There are three main areas: CPU, GPU and various accelerators, esp. for video. For each of those categories the Ultra has more.
CPU: Multi-core CPU scalability is a classic problem often described as "Amdahl's Law". A tiny fraction of serializable code will rapidly limit multi-core scalability. You might think if an algorithm is 75% parallel that's good. In fact that will mean going from 10 cores to 20 cores will have limited improvement. That is not unique to Apple Silicon but applies on any multi-core CPU. So Ultra (or any high-core-count CPU) requires more work from the programmer to effectively harness the available cores:
https://en.wikipedia.org/wiki/Amdahl's_law
GPU: In theory GPU should be the most scalable since the hardware and software was designed from the outset for parallel use. However as GPU core counts increase more attention is needed to obtain best scalability. This was discussed in the WWDC20 talk 10159, "Scale compute workloads across Apple GPUs". Areas that might need attention are serialization between CPU and GPU, improving memory locality, and monitoring new XCode performance counters such as MMU TLB Miss Rate:
https://developer.apple.com/videos/play/wwdc2022/10159/
Video accelerators: The Ultra has double the number of video accelerators as Max: 2 decode engines, 4 encode engines and 4 ProRes encode/decode engines. For the programmer to harness that full capability in parallel would require significant work, and for some codecs it might not be possible.
Right now Apple Compressor can automatically segment a ProRes input file to separate fragments and use multiple processes (each theoretically using a separate accelerator), then it concatenates the segments for final output. However there is currently limited scalability from this. It is not bottlenecked on CPU, GPU or I/O, so there is some internal limit.
For Long GOP codecs in theory those using independent or closed GOPs (which don't reference others) could possibly be segmented and likewise processed in parallel. The accelerator hardware would not know the difference. However anytime you split an interframe codec it is risky. That is essentially equivalent to utilities that do "no encode" trimming, which historically has been problematic for Long GOP formats.
Already it appears the multiple decoders on M1 Ultra are being used for multi-stream input, e.g, multicam. Unlike the single-file case, decoding multiple input files in parallel avoids the Long GOP segmentation risk. FCP is significantly smoother on M1 Ultra than M1 Max when reading Four-camera multicam composed of 4k H264. Both of those cases are not limited by CPU, GPU or I/O, so that implies the additional video decoders are being used.

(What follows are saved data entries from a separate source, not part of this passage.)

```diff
@@ -866,21 +899,42 @@
                             pc[21] += 1;
                             continue;
                         }
-                        walk(sg, sg & 1);
+                        if ((sg & 63) == 0)
+                            block_hits(sg);
+                        walk_row(sg, lane_row + cur8);
                         __builtin_amdgcn_s_waitcnt(0x0f70);
                         __syncthreads();
                     }
                     continue;
                 }
-                auto step_end = [&](int s0) { return min(min(s0 + nrow, nseg), (s0 | 63) + 1); };
-                auto request = [&](int s0, int s1, int slot0, unsigned long long tref) {
-                    const int g = s0 + ((wave - s0) & (NW - 1));
-                    if (g < s1)
-                        dma_row(g, slot0 + (g - s0), tref);
-                    return g < s1;
+                constexpr bool kAligned = kRows <= 2;
+                const unsigned pitch8 = (unsigned)pitch * 8u, flip8 = (unsigned)nrow * pitch8;
+                const char *const lane_row = reinterpret_cast<const char *>(s_row + kStagePad + rlo + lane);
+                int mine = wave;
+                auto request = [&](int s0, int s1, unsigned boff0, unsigned long long tref) {
+                    const bool ask = mine < s1;
+                    if (ask) {
+                        dma_row(mine, boff0 + (unsigned)(mine - s0) * pitch8, tref);
+                        mine += NW;
+                    }
+                    return ask;
                 };
                 unsigned long long ta = tick();
-                int sg = 0, se = step_end(0), half = 0;
+                int bend = kAligned ? nseg : min(64, nseg);
+                int sg = 0, se = min(nrow, bend), hits_from = 0;
+                unsigned cur8 = 0;
+                auto walk_step = [&]() {
+                    if (sg == hits_from) {
+                        block_hits(sg);
+                        hits_from += 64;
+                    }
+                    const char *rp = lane_row + cur8;
+                    int g = sg;
+                    do {
+                        walk_row(g, rp);
+                        rp += pitch8;
+                    } while (++g < se);
+                };
                 request(0, se, 0, 0);
                 __builtin_amdgcn_s_waitcnt(0x0f70);
                 __syncthreads();
@@ -889,9 +943,13 @@
                     pc[8] += tb - ta;
                     ta = tb;
                 }
-                while (sg < nseg) {
-                    const int sn = step_end(se);
-                    const bool asked = request(se, sn, (half ^ 1) * nrow, ta);
+                do {
+                    if constexpr (!kAligned) {
+                        if (se == bend)
+                            bend = min(bend + 64, nseg);
+                    }
+                    const int sn = min(se + nrow, bend);
+                    const bool asked = request(se, sn, cur8 ^ flip8, ta);
                     if constexpr (kProbe == 4) {
                         const unsigned long long tb = tick();
                         if (asked) {
@@ -902,8 +960,7 @@
                         }
                         ta = tb;
                         const unsigned long long f0 = pc[3];
-                        for (int g = sg; g < se; g++)
-                            walk(g, half * nrow + (g - sg));
+                        walk_step();
                         const unsigned long long tc = tick();
                         pc[5] += (tc - ta) - (pc[3] - f0);
                         __builtin_amdgcn_s_waitcnt(0x0f70);
@@ -916,15 +973,14 @@
                         pc[21] += (unsigned long long)(se - sg);
                     } else {
                         (void)asked;
-                        for (int g = sg; g < se; g++)
-                            walk(g, half * nrow + (g - sg));
+                        walk_step();
                         __builtin_amdgcn_s_waitcnt(0x0f70);
                         __syncthreads();
                     }
                     sg = se;
                     se = sn;
-                    half ^= 1;
-                }
+                    cur8 ^= flip8;
+                } while (sg < nseg);
             } else if (nseg > 0) {
                 run(std::integral_constant<int, 2>(), std::integral_constant<int, kRowRegs>());
             }
```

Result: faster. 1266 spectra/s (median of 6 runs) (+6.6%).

It's a complex area of finding bottlenecks, examining what causes each one then assessing what is needed to improve it. With the end of Dennard Scaling around 2006 (
https://en.wikipedia.org/wiki/Dennard_scaling), each CPU core cannot keep getting faster from clock rate. That leaves more incremental per-core improvements from IPC, but mainly programmers must learn to use increased parallelism and specific hardware accelerators. Software methods that scaled OK when going from 4 to 8 CPU cores may require more stringent study to go beyond that. Likewise prior methods which worked OK for a lower-end GPU may not scale to larger ones, so the programmer must study and optimize this.
Traditionally there has only been a single video accelerator which was shared among all CPU cores. E.g, for most Intel CPUs there is only a single Quick Sync accelerator that's shared among all cores. That implies a simple programming model where all threads serialize waiting on Quick Sync. If after years of programmers doing it that way, multiple accelerators become available, a lot more thought is required to use those in parallel without concurrency bugs.